# Any Sims fans?



## CozyKitsune (Nov 17, 2014)

I have sims 3 Ambitions, Late Night, Seasons, Showtime, Pets, Supernatural, and University life! Do you own any Sims games or even know what Sims are?


----------



## maddie6968 (Nov 17, 2014)

I had the original sims game for the gamecube and the ps2, I had the sims 2 for the gamecube, and I had the sims 3 for the pc with alllll of the extensions.  I loved it so much I did very little besides play... And I had my sims down to perfect routine. 
I always cheated for money though. ;_;


----------



## Reenhard (Nov 17, 2014)

the first sims is the best, I love lock them in a small room and put them on fire...


----------



## maddie6968 (Nov 17, 2014)

Reenhard said:


> the first sims is the best, I love lock them in a small room and put them on fire...



I've only killed someone once, and that was because I didn't want to raise a family with 'simis bachelor' or whatever
I wanted Leighton and he was married to Zelda
and I was like haha yeah no, come over, put her in a tiny room (width and length of HER) with no door and she starved to death.
But the shame that followed... oh wow


----------



## Goth (Nov 17, 2014)

the second sims is the best servo is so kawaii


----------



## hzl (Nov 18, 2014)

yeah, I've played 1,2,3 and 4.. and apart from the loading times etc I prefer 3 over 4.. because 4 kind of reverts back to the limitations of 2 but hey ho I will always love the sims.. it was my first ever pc game


----------



## Reenhard (Nov 18, 2014)

Oh god, thats us!
and that blue thing you see...Thats sonic, I made this skin when I was like...11 or something..


----------



## HeyPatience (Nov 18, 2014)

Ive played Sims 1-3, but I dont play much anymore because I use a Mac now.

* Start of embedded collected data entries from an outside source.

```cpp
extern "C" int cmdgen_set_step_table(cmdgen_handle* h, int32_t K, const float* coef_host) {
// ... 588 lines not shown
    if (which == 1) {
        if (h256 && a.split && sampler && a.node64 && lw.W3.ws) return a.half_engine && lw.W3.wh ? 3 : 6;
        if (h256 && a.node_mt == 16 && a.split16 && a.node16w && sampler && lw.W3.ws16) return a.half_engine && lw.W3.wh16 ? 3 : 6;
        if ((a.split && a.node_mt >= 32) || (a.split16 && a.node_mt == 16)) return 6;
        return 1;
    }
    const int mt = which == 0 ? a.edge_mt : a.coord_mt;
    const WPack& W = which == 0 ? lw.W2 : lw.W7;
    if (mt == 128 && h256 && a.split && sampler && W.ws) return a.half_engine && W.wh ? 3 : 6;
    if (a.edge_fullk && sampler && a.split && h256 && mt == 32) return a.half_engine && W.wh ? 3 : 6;
    if (a.split && mt >= 32) return 6;
    return 1;
}

extern "C" int cmdgen_query(cmdgen_handle* h, const char* key, int64_t* value) {
    if (!h || !key || !value) return CMDGEN_EINVAL;
    if (!h->have_layout) return fail(h, CMDGEN_ESTATE, "no batch layout (cmdgen_set_layout)");
    const std::string k = key;
    const EvalLaunch a = make_launch(h);
    if (k == "node_mt") *value = a.node_mt;
    else if (k == "edge_mt") *value = a.edge_mt;
    else if (k == "e128_fused") *value = a.e128_fused;
    else if (k == "coord_mt") *value = a.coord_mt;
    else if (k == "edge_grid") *value = a.edge_grid;
    else if (k == "coord_grid") *value = a.coord_grid;
    else if (k == "gemm_split") *value = a.split;
    else if (k == "half_engine") *value = a.split ? a.half_engine : 0;
    else if (k == "msg_mfmas_per_product") *value = mfmas_per_product(a, 0);
    else if (k == "node_mfmas_per_product") *value = mfmas_per_product(a, 1);
    else if (k == "coord_mfmas_per_product") *value = mfmas_per_product(a, 2);
    else if (k == "node16_split") *value = a.split16;
    else if (k == "node64") *value = a.node64;
    else if (k == "node16w") *value = a.node16w;
    else if (k == "edge_fullk") *value = a.edge_fullk;
    else if (k == "dead_skip") *value = a.dead_skip;
    else if (k == "eval_gen") *value = h->eval_gen;
    else if (k == "train_half_ran") *value = h->train_fwd_half;
    else if (k == "train_range_event") *value = h->h_norm && !h->norm_pending ? (int64_t)h->h_norm[1] : 0;
    else if (k == "train_edges") *value = h->train_E;
    else if (k == "train_coord_edges") *value = h->train_Ec;
    else return fail(h, CMDGEN_EINVAL, "unknown query '%s'", key);
    return CMDGEN_OK;
}

extern "C" int cmdgen_time_evaluation(cmdgen_handle* h, const float* xh_phar, const float* xh_pocket, const float* t,
                                      float* eps_phar, int32_t graph_len, int32_t replays, float* mean_ms, cmdgen_stream stream) {
    int rc = check_ready(h); if (rc) return rc;
    if (!xh_phar || !xh_pocket || !t || !eps_phar || !mean_ms || graph_len < 1 || replays < 1) return fail(h, CMDGEN_EINVAL, "bad arguments");
    if (h->dims.joint) return fail(h, CMDGEN_ESTATE, "cmdgen_time_evaluation supports the conditional model only");
    hipStream_t caller = (hipStream_t)stream, s = caller;
    if (caller == nullptr) {
        rc = own_stream(h); if (rc) return rc;
        HIPCHK(h, hipDeviceSynchronize());
        s = h->own_stream;
    }
    rc = begin_work(h, s); if (rc) return rc;
    EvalLaunch a = make_launch(h);
    ++h->eval_gen;
    hipGraph_t g = nullptr; hipGraphExec_t ge = nullptr;
    hipEvent_t e0 = nullptr, e1 = nullptr;
    hipError_t err = hipStreamBeginCapture(s, hipStreamCaptureModeThreadLocal);
    if (err != hipSuccess) return fail(h, CMDGEN_EHIP, "hipStreamBeginCapture: %s", hipGetErrorString(err));
    for (int i = 0; i < graph_len; ++i) {
        cmdgen_launch_eval(a, xh_phar, xh_pocket, t, nullptr, nullptr, eps_phar, nullptr, s, nullptr);
        cmdgen_launch_nan_fix(a, eps_phar, s);
    }
// ... 92 lines not shown
```

### cmdgen_amd/csrc/cmdgen_dev.h

```cpp
#pragma once
#include <hip/hip_runtime.h>
#include <stdint.h>
#include <vector>
#include "cmdgen_split.h"

typedef float f32x16 __attribute__((ext_vector_type(16)));

#define CMDGEN_MAX_LAYERS 16
#define CMDGEN_MAX_SMALL 64


struct WPack {
    const float4* w32;
    const float4* w16;
    const void*   ws;
    const void*   ws16;
    const void*   wh;
    const void*   wh16;
    float         wh_scale;
    float         wh_inv;
    const float*  wh_dev;
};

struct LayerW {
// ... 161 lines not shown
    int slot;
};

struct TrainTune {
    int wgrad_split = -1;
    int wgrad_tile = 0;
    int wgrad_k128 = 131072;
    int wgrad_split_wgs128 = 384, wgrad_split_wgs64 = 512;
    int wgrad_wgs = 768;
    int dgrad_mt = 0;
    int dgrad_tail = 1;
    unsigned long long* dbg = nullptr;
    int wgrad_stream = 1;
};

struct EvalLaunch {
    Layout lay; Work w; Dims d; SmallW sw;
    const LayerW* layers;
    int edge_grid, coord_grid;
    int node_mt, edge_mt, coord_mt;
    int embed_mt = 16;
    std::vector<hipEvent_t>* prof_events;
    mutable hipEvent_t pe_start = nullptr, pe_stop = nullptr;
    int ablate;
    int stop_block = -1, stop_stage = 0;
    const TrainSave* save = nullptr;
    PocketCache pcache{};
    int skip_count = 0;
    int split = 0;
    int split16 = 0;
    int n_cus = 256;
    int edge_fullk = 0;
    int node16w = 1;
    int node64 = 0;
    int dead_skip = 0;
    mutable int unit = -1;
    mutable int skip_pc = 0;
    mutable int frag_launches = 0;
    mutable int live_thr = 0;
    int save_half = 0;
    int save_half16 = 0;
    int save_split = 0;
    int write_embed = 1;
    int e128_wgs = 2;
    int e128_fused = 3;
    int half_engine = 1;
};
inline int unit_of(const EvalLaunch& a, int l) { return a.unit >= 0 ? a.unit : l; }
inline int unit_has_next(const EvalLaunch& a, int l) { return unit_of(a, l) + 1 < a.d.L * a.d.S ? 1 : 0; }
inline int node_flags(const EvalLaunch& a, int l) { return unit_has_next(a, l) | (a.live_thr << 1) | (a.skip_pc << 30); }


__device__ __forceinline__ float silu_f(float v) {
    return v * __builtin_amdgcn_rcpf(1.0f + __builtin_amdgcn_exp2f(-1.4426950408889634f * v));
}
__device__ __forceinline__ float sigmoid_f(float v) {
    return __builtin_amdgcn_rcpf(1.0f + __builtin_amdgcn_exp2f(-1.4426950408889634f * v));
}
__device__ __forceinline__ float dist2(const float4& a, const float4& b) {
    const float dx = a.x - b.x, dy = a.y - b.y, dz = a.z - b.z;
    return __fmaf_rn(dz, dz, __fmaf_rn(dy, dy, dx * dx));
}

typedef float f32x4v __attribute__((ext_vector_type(4)));

template <int MT> struct TileAcc;
// ... 249 lines not shown
```

### cmdgen_amd/csrc/cmdgen_node16w_body.h

```cpp
#ifndef NW_RD_HALF
#define NW_RD_HALF 8
#endif
constexpr int NW_H = 256, NW_MT = 16, NW_LD = NW_H + 4 , NW_RD = NW_NPL == 2 ? NW_RD_HALF : 4;
constexpr int NPL = NW_NPL;
constexpr unsigned KBS = 64u * NPL;
#if NW_NPL == 3
typedef sbf16x8 wfrag;
#define NW_MFMA(A, B, C) __builtin_amdgcn_mfma_f32_16x16x32_bf16(A, B, C, 0, 0, 0)
#else
typedef sf16x8 wfrag;
#define NW_MFMA(A, B, C) __builtin_amdgcn_mfma_f32_16x16x32_f16(A, B, C, 0, 0, 0)
#endif
__device__ __forceinline__ const void* nw_pack(const WPack& W) { return NPL == 3 ? W.ws16 : W.wh16; }
__device__ __forceinline__ float nw_scale(const WPack& W) { return NPL == 3 ? 1.0f : W.wh_scale; }
__device__ __forceinline__ float nw_inv(const WPack& W) { return NPL == 3 ? 1.0f : W.wh_inv; }

__device__ __forceinline__ void nw_barrier() { asm volatile("s_waitcnt lgkmcnt(0)\n\ts_barrier" ::: "memory"); }

struct NwFrag { const wfrag* p; unsigned ns; };
__device__ __forceinline__ NwFrag nw_frag(const void* Ws16, int kb32_total, int kb0, int nt0) {
    const int lane = threadIdx.x & 63;
    NwFrag f;
    f.p = reinterpret_cast<const wfrag*>(Ws16) + ((size_t)nt0 * kb32_total + kb0) * KBS + lane;
    f.ns = (unsigned)kb32_total * KBS;
    return f;
}
struct NwRing { wfrag b[NW_RD][2][NPL]; };
__device__ __forceinline__ void nw_load_set(const wfrag* q, unsigned ns, wfrag (&dst)[2][NPL]) {
#pragma unroll
    for (int n = 0; n < 2; ++n)
#pragma unroll
        for (int s = 0; s < NPL; ++s) dst[n][s] = q[n * ns + s * 64];
}
__device__ __forceinline__ void nw_prefetch(const NwFrag& f, NwRing& c) {
#pragma unroll
    for (int i = 0; i < NW_RD - 1; ++i) nw_load_set(f.p + i * KBS, f.ns, c.b[i]);
}

#if NW_NPL == 3
__device__ __forceinline__ void nw_split8(const float4& lo, const float4& hi, wfrag (&p)[NPL]) { split8(lo, hi, p[0], p[1], p[2]); }
#else
__device__ __forceinline__ void nw_split8(const float4& lo, const float4& hi, wfrag (&p)[NPL]) {
    {
        uint32_t a[4], b[4];
        split2_pair(lo.x, lo.y, a[0], b[0]); split2_pair(lo.z, lo.w, a[1], b[1]);
        split2_pair(hi.x, hi.y, a[2], b[2]); split2_pair(hi.z, hi.w, a[3], b[3]);
        typedef uint32_t u4 __attribute__((ext_vector_type(4)));
        const u4 va = {a[0], a[1], a[2], a[3]}, vb = {b[0], b[1], b[2], b[3]};
        p[0] = __builtin_bit_cast(wfrag, va); p[1] = __builtin_bit_cast(wfrag, vb);
    }
}
#endif

template <int KB32>
__device__ __forceinline__ void nw_gemm(const float* ldsA, const NwFrag cur, const NwFrag next, sf32x4 (&acc)[2], NwRing& ring) {
    static_assert(KB32 % NW_RD == 0 && (NW_RD == 4 || NW_RD == 8), "K must be a multiple of the ring's k-range");
    const int lane = threadIdx.x & 63;
    const float* ap = ldsA + (lane & 15) * NW_LD + (lane >> 4) * 4;
    float4 raw[2][2];
    wfrag a[2][NPL];
#define NW_LOADA(SET, PTR) { raw[SET][0] = *reinterpret_cast<const float4*>(PTR); raw[SET][1] = *reinterpret_cast<const float4*>((PTR) + 16); }
#define NW_SPLIT(DST, SET) nw_split8(raw[SET][0], raw[SET][1], a[DST]);
#define NW_MF(AS, AI, BS, BI) _Pragma("unroll") for (int n = 0; n < 2; ++n) acc[n] = NW_MFMA(a[AS][AI], ring.b[BS][n][BI], acc[n]);
#if NW_NPL == 3
#define NW_MFMAS(AS, BS) NW_MF(AS, 2, BS, 0) NW_MF(AS, 1, BS, 1) NW_MF(AS, 0, BS, 2) NW_MF(AS, 1, BS, 0) NW_MF(AS, 0, BS, 1) NW_MF(AS, 0, BS, 0)
#define NW_INTERLEAVE()                                                                                                     \
    _Pragma("unroll") for (int i = 0; i < 12; ++i) {                                                                        \
        __builtin_amdgcn_sched_group_barrier(0x008, 1, 0);                                                                  \
        __builtin_amdgcn_sched_group_barrier(0x002, 4, 0); }
// ... 33 lines not shown
}

template <class F>
__device__ __forceinline__ void nw_foreach(const sf32x4 (&acc)[2], int wave, F f) {
    const int lane = threadIdx.x & 63;
#pragma unroll
    for (int n = 0; n < 2; ++n)
#pragma unroll
        for (int r = 0; r < 4; ++r) f(4 * (lane >> 4) + r, wave * 32 + n * 16 + (lane & 15), n, acc[n][r]);
}
struct NwCol { float v[2]; };
__device__ __forceinline__ NwCol nw_col(const float* __restrict__ vec, int wave) {
    const int lane = threadIdx.x & 63;
    NwCol c;
#pragma unroll
    for (int n = 0; n < 2; ++n) c.v[n] = vec[wave * 32 + n * 16 + (lane & 15)];
    return c;
}
__device__ __forceinline__ void nw_zero(sf32x4 (&acc)[2]) {
#pragma unroll
    for (int n = 0; n < 2; ++n)
#pragma unroll
        for (int r = 0; r < 4; ++r) acc[n][r] = 0.0f;
}
__device__ __forceinline__ void nw_store(const sf32x4 (&acc)[2], int wave, float* __restrict__ out, int row0, int nvalid, const NwCol* bias, float inv) {
    nw_foreach(acc, wave, [&](int row, int col, int n, float v) {
        if (row < nvalid) out[(size_t)(row0 + row) * NW_H + col] = __fmaf_rn(v, inv, bias ? bias->v[n] : 0.f);
    });
}
__device__ __forceinline__ float nw_silu_scaled(float a, float c1, float sc) {
    const float u = __builtin_amdgcn_exp2f(a * c1);
    return a * __builtin_amdgcn_rcpf(__fmaf_rn(u, sc, sc));
}
template <bool SAVE>
__global__ __launch_bounds__(512) void k_node16w(Layout lay, Work w, Dims d, LayerW lw, LayerW lw_next, int layer, int has_next_arg, TrainSave sv) {
    __shared__ __attribute__((aligned(16))) float buf0[NW_MT * NW_LD];
    __shared__ __attribute__((aligned(16))) float buf1[NW_MT * NW_LD];
    const int has_next = has_next_arg & 1;
    const bool skip_pc = ((has_next_arg >> 30) & 1) != 0;
    const int tid = threadIdx.x, wave = tid >> 6;
    const int row0 = (int)blockIdx.x * NW_MT, nvalid = min(NW_MT, lay.N - row0);
    const bool want_pc = row0 < lay.Nm;
    constexpr int KB = NW_H / 32;
    const NwFrag f3a = nw_frag(nw_pack(lw.W3), 2 * KB, 0, 2 * wave), f3b = nw_frag(nw_pack(lw.W3), 2 * KB, KB, 2 * wave);
    const NwFrag f4 = nw_frag(nw_pack(lw.W4), KB, 0, 2 * wave);
    const NwFrag fcp = nw_frag(nw_pack(lw.Wpq_c), KB, 0, 2 * wave), fcq = nw_frag(nw_pack(lw.Wpq_c), KB, 0, NW_H / 16 + 2 * wave);
    const NwFrag fnp = nw_frag(nw_pack(lw_next.Wpq_e), KB, 0, 2 * wave), fnq = nw_frag(nw_pack(lw_next.Wpq_e), KB, 0, NW_H / 16 + 2 * wave);
    NwRing ring;
    nw_prefetch(f3a, ring);
    NwCol b3v = nw_col(lw.b3, wave);
    const NwCol b4v = nw_col(lw.b4, wave), b6v = nw_col(lw.b6, wave), b1nv = nw_col(lw_next.b1, wave);
    float sc3 = nw_scale(lw.W3), inv3 = nw_inv(lw.W3), inv4 = nw_inv(lw.W4), invc = nw_inv(lw.Wpq_c), invn = nw_inv(lw_next.Wpq_e);
    if constexpr (SAVE) { sc3 = lw.W3.wh_dev[0]; inv3 = lw.W3.wh_dev[1]; inv4 = lw.W4.wh_dev[1]; invc = lw.Wpq_c.wh_dev[1]; invn = lw_next.Wpq_e.wh_dev[1]; }
    const float c13 = -1.4426950408889634f * inv3;
    b3v.v[0] *= sc3; b3v.v[1] *= sc3;
    if (layer >= 1 && tid < NW_MT) {
        const int n = row0 + tid;
        if (tid < nvalid && n < lay.Nm) {
            const float4 p = (layer == 1) ? w.X0[n] : w.XL[(size_t)(layer - 1) * lay.Nm + n];
            const float4 a = w.ACC[(size_t)(layer - 1) * lay.Nm + n];
            const float dv = agg_div(w, d, n);
            w.XL[(size_t)layer * lay.Nm + n] = make_float4(p.x + a.x / dv, p.y + a.y / dv, p.z + a.z / dv, 0.f);
        }
    }
    {
        float4 hv[2], av[2];
#pragma unroll
        for (int j = 0; j < 2; ++j) {
            const int idx = tid + 512 * j, r = idx >> 6, c4 = idx & 63;
            hv[j] = make_float4(0.f, 0.f, 0.f, 0.f); av[j] = hv[j];
            if (r < nvalid) {
                hv[j] = reinterpret_cast<const float4*>(w.h + (size_t)(row0 + r) * NW_H)[c4];
                av[j] = reinterpret_cast<const float4*>(w.agg + (size_t)(row0 + r) * NW_H)[c4];
            }
        }
#pragma unroll
        for (int j = 0; j < 2; ++j) {
            const int idx = tid + 512 * j, r = idx >> 6, c4 = idx & 63;
            if (r < nvalid) reinterpret_cast<float4*>(w.agg + (size_t)(row0 + r) * NW_H)[c4] = make_float4(0.f, 0.f, 0.f, 0.f);
            float4 v = av[j];
            const float dv = r < nvalid ? agg_div(w, d, row0 + r) : 1.0f;
            v.x /= dv; v.y /= dv; v.z /= dv; v.w /= dv;
            if (SAVE && r < nvalid) reinterpret_cast<float4*>(sv.aggn + ((size_t)sv.slot * lay.N + row0 + r) * NW_H)[c4] = v;
            *reinterpret_cast<float4*>(buf0 + r * NW_LD + 4 * c4) = hv[j];
            *reinterpret_cast<float4*>(buf1 + r * NW_LD + 4 * c4) = v;
        }
    }
#if CMDGEN_STAMPS == 7
    unsigned long long nst_[8] = {0, 0, 0, 0, 0, 0, 0, 0}, nst_t = __builtin_amdgcn_s_memtime();
    const unsigned long long nst_begin = nst_t;
#define NSTAMP(i) do { const unsigned long long n_ = __builtin_amdgcn_s_memtime(); nst_[i] += n_ - nst_t; nst_t = n_; } while (0)
#else
#define NSTAMP(i) do {} while (0)
#endif
    nw_barrier();
    NSTAMP(0);
    sf32x4 acc[2];
    nw_zero(acc);
    nw_gemm<KB>(buf0, f3a, f3b, acc, ring);
    nw_gemm<KB>(buf1, f3b, f4, acc, ring);
    NSTAMP(1);
    nw_barrier();
    nw_foreach(acc, wave, [&](int row, int col, int n, float v) {
        const float t = nw_silu_scaled(v + b3v.v[n], c13, sc3);
        buf1[row * NW_LD + col] = t;
        if (SAVE && row < nvalid) {
            const size_t o = ((size_t)sv.slot * lay.N + row0 + row) * NW_H + col;
            sv.pre3[o] = (v + b3v.v[n]) * inv3; sv.nact[o] = t;
        }
    });
    nw_barrier();
    NSTAMP(2);
    nw_zero(acc);
    const NwFrag fc = skip_pc ? fnp : want_pc ? fcp : fcq;
    nw_gemm<KB>(buf1, f4, fc, acc, ring);
    if constexpr (NPL == 2) {
        const int row = tid >> 5, c8 = (tid & 31) * 8;
        const float m = fmaxf(absmax4(*reinterpret_cast<const float4*>(buf1 + row * NW_LD + c8)), absmax4(*reinterpret_cast<const float4*>(buf1 + row * NW_LD + c8 + 4)));
        const unsigned long long big = __ballot(m >= HALF_LOW_TAU);
        const int r0 = 2 * wave;
        if ((tid & 63) == 0) half_low_count(w.counters, (r0 < nvalid && (unsigned)big == 0u ? 1u : 0u) + (r0 + 1 < nvalid && (big >> 32) == 0ull ? 1u : 0u));
    }
    NSTAMP(3);
    nw_barrier();
    nw_foreach(acc, wave, [&](int row, int col, int n, float v) {
        float hn = 0.f;
        if (row < nvalid) {
            hn = buf0[row * NW_LD + col] + __fmaf_rn(v, inv4, b4v.v[n]);
            w.h[(size_t)(row0 + row) * NW_H + col] = hn;
            if (SAVE) sv.h[((size_t)(sv.slot + 1) * lay.N + row0 + row) * NW_H + col] = hn;
        }
        buf1[row * NW_LD + col] = hn;
    });
    nw_barrier();
    NSTAMP(4);
    if (want_pc && !skip_pc) {
        nw_zero(acc);
        nw_gemm<KB>(buf1, fcp, fcq, acc, ring);
        nw_store(acc, wave, w.Pc, row0, nvalid, &b6v, invc);
    }
    if (!skip_pc) {
        nw_zero(acc);
        nw_gemm<KB>(buf1, fcq, has_next ? fnp : fcq, acc, ring);
        nw_store(acc, wave, w.Qc, row0, nvalid, nullptr, invc);
    }
    NSTAMP(5);
    if (has_next) {
        nw_zero(acc);
        nw_gemm<KB>(buf1, fnp, fnq, acc, ring);
        nw_store(acc, wave, w.P, row0, nvalid, &b1nv, invn);
        nw_zero(acc);
        nw_gemm<KB>(buf1, fnq, fnq, acc, ring);
        nw_store(acc, wave, w.Q, row0, nvalid, nullptr, invn);
    }
    NSTAMP(6);
#if CMDGEN_STAMPS == 7
    if ((tid & 63) == 0 && wave < 4) {
        for (int i = 0; i < 7; ++i) atomicAdd(&w.dbg[wave * 8 + i], nst_[i]);
        atomicAdd(&w.dbg[32 + wave], __builtin_amdgcn_s_memtime() - nst_begin);
        atomicAdd(&w.dbg[40], 1ull);
    }
#endif
#undef NSTAMP
}
```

I still have all of my games, but Im thinking of selling my Sims 2 games.


----------



## FancyThat (Nov 18, 2014)

I have Sims 1-3 plus all expansions (except for 3, only had a few for that) and Medieval on PC, and I had a few of the Sims 2 games on other platforms (PSP, DS, PS2). I like Sims 2 best but that's because I was involved in a modding community for it and all the different mods were so much fun. I didn't really enjoy 3 tbh.


----------



## Megan. (Nov 18, 2014)

I have all of the sims 2 and 3 expansions and I now have sims 4. 
Sims 2 is probably my favourite and the one I've played the most.


----------



## Sholee (Nov 18, 2014)

I have all the sims 1 & 2 expansions and stuff packs, sims online (noone else had this?), and some of the sims 3 expansion packs, because who really cares for Katy Perry.

I played sims 2 the most (played different families so they could age together)
but I enjoyed sims 3 the most mainly because of Generations, Seasons and Pets expansion.


----------



## alwatkins (Nov 18, 2014)

I have sims 3, all expansions of it and most of the stuff packs. ( I don't have the katy perry, desiel, and one other I don't remember.


----------



## Grawr (Nov 18, 2014)

The Urbz: Sims in the City - anyone besides crumbs and I play that here?

I'd rather replay the Urbz and listen to that soundtrack than just about any other Sims game. Although I was tempted to hop into Sims 4, before I heard how lacking it was.


----------



## mysticmightg (Nov 18, 2014)

Grawr said:


> The Urbz: Sims in the City - anyone besides crumbs and I play that here?
> 
> I'd rather replay the Urbz and listen to that soundtrack than just about any other Sims game. Although I was tempted to hop into Sims 4, before I heard how lacking it was.


 I loved The Urbz. I think the only problem it had was that it got really repetitive. I've played every Sims game, including The Sims 4, which I think is pretty decent. I actually really like 4. I'm just waiting for an expansion. I need my city living and stuff.


----------



## alwatkins (Nov 18, 2014)

mysticmightg said:


> I loved The Urbz. I think the only problem it had was that it got really repetitive. I've played every Sims game, including The Sims 4, which I think is pretty decent. I actually really like 4. I'm just waiting for an expansion. I need my city living and stuff.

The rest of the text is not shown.